_Prompt_:
Copy out, unchanged, every line from the start of the records to the line that contains "for (int i = tid;", and stop there.

*** Data to examine ***

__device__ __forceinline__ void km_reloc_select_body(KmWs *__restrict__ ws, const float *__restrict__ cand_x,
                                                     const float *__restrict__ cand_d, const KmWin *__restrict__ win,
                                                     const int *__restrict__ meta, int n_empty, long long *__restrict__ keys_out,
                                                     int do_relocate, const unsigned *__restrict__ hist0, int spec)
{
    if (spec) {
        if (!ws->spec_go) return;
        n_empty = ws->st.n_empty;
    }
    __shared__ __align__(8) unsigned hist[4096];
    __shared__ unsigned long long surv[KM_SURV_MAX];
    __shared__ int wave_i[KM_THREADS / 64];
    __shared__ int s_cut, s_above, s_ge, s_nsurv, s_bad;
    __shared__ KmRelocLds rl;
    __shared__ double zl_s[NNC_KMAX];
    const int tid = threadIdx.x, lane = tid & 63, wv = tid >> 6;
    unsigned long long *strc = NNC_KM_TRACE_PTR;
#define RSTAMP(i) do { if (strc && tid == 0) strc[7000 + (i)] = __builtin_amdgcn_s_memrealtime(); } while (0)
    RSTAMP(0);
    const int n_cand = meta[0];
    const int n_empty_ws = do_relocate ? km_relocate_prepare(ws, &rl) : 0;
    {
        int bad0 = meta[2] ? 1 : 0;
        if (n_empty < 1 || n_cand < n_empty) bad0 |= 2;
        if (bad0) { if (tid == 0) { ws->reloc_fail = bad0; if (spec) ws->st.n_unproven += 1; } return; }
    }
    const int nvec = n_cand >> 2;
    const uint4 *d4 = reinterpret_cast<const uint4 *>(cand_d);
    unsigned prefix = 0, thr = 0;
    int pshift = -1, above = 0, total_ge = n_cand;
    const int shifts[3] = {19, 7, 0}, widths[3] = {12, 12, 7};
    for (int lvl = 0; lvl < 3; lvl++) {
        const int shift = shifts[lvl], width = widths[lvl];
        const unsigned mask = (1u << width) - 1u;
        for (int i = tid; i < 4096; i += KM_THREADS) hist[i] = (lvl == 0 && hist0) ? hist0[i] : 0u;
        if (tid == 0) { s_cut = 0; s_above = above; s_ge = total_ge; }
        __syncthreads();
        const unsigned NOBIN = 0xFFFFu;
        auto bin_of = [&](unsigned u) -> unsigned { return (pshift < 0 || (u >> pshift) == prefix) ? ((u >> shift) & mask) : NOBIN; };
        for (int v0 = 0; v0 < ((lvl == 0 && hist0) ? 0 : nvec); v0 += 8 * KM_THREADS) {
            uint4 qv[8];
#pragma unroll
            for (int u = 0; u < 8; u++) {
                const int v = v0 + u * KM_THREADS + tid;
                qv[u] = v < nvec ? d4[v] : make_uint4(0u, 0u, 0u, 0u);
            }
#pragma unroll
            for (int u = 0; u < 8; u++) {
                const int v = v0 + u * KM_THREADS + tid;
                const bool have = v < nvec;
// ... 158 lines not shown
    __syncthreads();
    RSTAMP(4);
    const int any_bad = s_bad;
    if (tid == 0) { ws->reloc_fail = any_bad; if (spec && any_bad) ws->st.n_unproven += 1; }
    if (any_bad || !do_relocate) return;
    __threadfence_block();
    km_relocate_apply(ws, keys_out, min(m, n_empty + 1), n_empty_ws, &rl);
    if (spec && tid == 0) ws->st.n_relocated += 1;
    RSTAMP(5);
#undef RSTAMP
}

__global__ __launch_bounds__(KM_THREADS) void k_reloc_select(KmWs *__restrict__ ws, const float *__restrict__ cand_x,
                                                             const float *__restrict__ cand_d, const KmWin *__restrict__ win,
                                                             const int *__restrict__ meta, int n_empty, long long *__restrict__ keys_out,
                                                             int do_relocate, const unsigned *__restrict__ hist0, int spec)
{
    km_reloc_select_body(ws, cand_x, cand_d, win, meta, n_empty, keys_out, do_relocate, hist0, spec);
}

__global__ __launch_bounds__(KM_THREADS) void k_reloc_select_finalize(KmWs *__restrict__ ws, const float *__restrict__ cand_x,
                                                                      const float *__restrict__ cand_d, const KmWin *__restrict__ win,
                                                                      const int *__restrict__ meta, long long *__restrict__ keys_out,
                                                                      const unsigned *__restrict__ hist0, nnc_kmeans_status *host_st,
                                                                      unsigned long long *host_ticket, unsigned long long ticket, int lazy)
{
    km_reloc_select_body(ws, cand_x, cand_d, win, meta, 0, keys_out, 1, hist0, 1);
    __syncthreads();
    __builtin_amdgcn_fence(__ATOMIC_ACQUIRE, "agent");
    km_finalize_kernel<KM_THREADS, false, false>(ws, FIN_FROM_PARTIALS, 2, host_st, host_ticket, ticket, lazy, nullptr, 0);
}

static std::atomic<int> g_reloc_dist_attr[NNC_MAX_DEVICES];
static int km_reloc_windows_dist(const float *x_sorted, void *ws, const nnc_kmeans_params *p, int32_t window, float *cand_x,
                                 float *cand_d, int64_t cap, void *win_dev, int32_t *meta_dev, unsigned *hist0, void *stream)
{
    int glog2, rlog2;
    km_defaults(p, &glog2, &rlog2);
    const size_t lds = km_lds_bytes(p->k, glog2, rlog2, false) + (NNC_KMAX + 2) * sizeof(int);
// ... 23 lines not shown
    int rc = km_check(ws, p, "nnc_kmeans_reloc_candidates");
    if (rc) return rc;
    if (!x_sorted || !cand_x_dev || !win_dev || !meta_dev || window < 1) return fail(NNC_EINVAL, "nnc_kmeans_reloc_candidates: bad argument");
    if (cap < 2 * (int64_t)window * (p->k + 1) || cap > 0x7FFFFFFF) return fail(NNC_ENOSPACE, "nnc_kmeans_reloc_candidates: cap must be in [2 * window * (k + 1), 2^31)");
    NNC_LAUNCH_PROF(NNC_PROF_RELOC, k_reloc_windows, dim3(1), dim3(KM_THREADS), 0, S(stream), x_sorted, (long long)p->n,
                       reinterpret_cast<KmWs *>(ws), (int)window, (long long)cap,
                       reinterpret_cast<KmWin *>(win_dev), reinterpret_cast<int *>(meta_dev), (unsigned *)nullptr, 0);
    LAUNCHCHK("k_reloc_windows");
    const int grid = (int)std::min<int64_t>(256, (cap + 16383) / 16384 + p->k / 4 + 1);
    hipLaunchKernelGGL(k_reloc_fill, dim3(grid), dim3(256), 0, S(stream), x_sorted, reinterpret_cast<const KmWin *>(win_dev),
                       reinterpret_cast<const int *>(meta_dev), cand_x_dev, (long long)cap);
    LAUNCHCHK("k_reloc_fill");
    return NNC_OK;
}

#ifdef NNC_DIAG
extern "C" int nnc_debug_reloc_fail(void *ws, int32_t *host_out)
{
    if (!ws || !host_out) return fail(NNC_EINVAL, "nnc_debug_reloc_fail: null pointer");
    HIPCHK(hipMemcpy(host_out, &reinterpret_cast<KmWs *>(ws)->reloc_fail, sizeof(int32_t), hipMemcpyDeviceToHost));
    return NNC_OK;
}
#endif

***

_Answer space_:
__device__ __forceinline__ void km_reloc_select_body(KmWs *__restrict__ ws, const float *__restrict__ cand_x,
                                                     const float *__restrict__ cand_d, const KmWin *__restrict__ win,
                                                     const int *__restrict__ meta, int n_empty, long long *__restrict__ keys_out,
                                                     int do_relocate, const unsigned *__restrict__ hist0, int spec)
{
    if (spec) {
        if (!ws->spec_go) return;
        n_empty = ws->st.n_empty;
    }
    __shared__ __align__(8) unsigned hist[4096];
    __shared__ unsigned long long surv[KM_SURV_MAX];
    __shared__ int wave_i[KM_THREADS / 64];
    __shared__ int s_cut, s_above, s_ge, s_nsurv, s_bad;
    __shared__ KmRelocLds rl;
    __shared__ double zl_s[NNC_KMAX];
    const int tid = threadIdx.x, lane = tid & 63, wv = tid >> 6;
    unsigned long long *strc = NNC_KM_TRACE_PTR;
#define RSTAMP(i) do { if (strc && tid == 0) strc[7000 + (i)] = __builtin_amdgcn_s_memrealtime(); } while (0)
    RSTAMP(0);
    const int n_cand = meta[0];
    const int n_empty_ws = do_relocate ? km_relocate_prepare(ws, &rl) : 0;
    {
        int bad0 = meta[2] ? 1 : 0;
        if (n_empty < 1 || n_cand < n_empty) bad0 |= 2;
        if (bad0) { if (tid == 0) { ws->reloc_fail = bad0; if (spec) ws->st.n_unproven += 1; } return; }
    }
    const int nvec = n_cand >> 2;
    const uint4 *d4 = reinterpret_cast<const uint4 *>(cand_d);
    unsigned prefix = 0, thr = 0;
    int pshift = -1, above = 0, total_ge = n_cand;
    const int shifts[3] = {19, 7, 0}, widths[3] = {12, 12, 7};
    for (int lvl = 0; lvl < 3; lvl++) {
        const int shift = shifts[lvl], width = widths[lvl];
        const unsigned mask = (1u << width) - 1u;
        for (int i = tid; i < 4096; i += KM_THREADS) hist[i] = (lvl == 0 && hist0) ? hist0[i] : 0u;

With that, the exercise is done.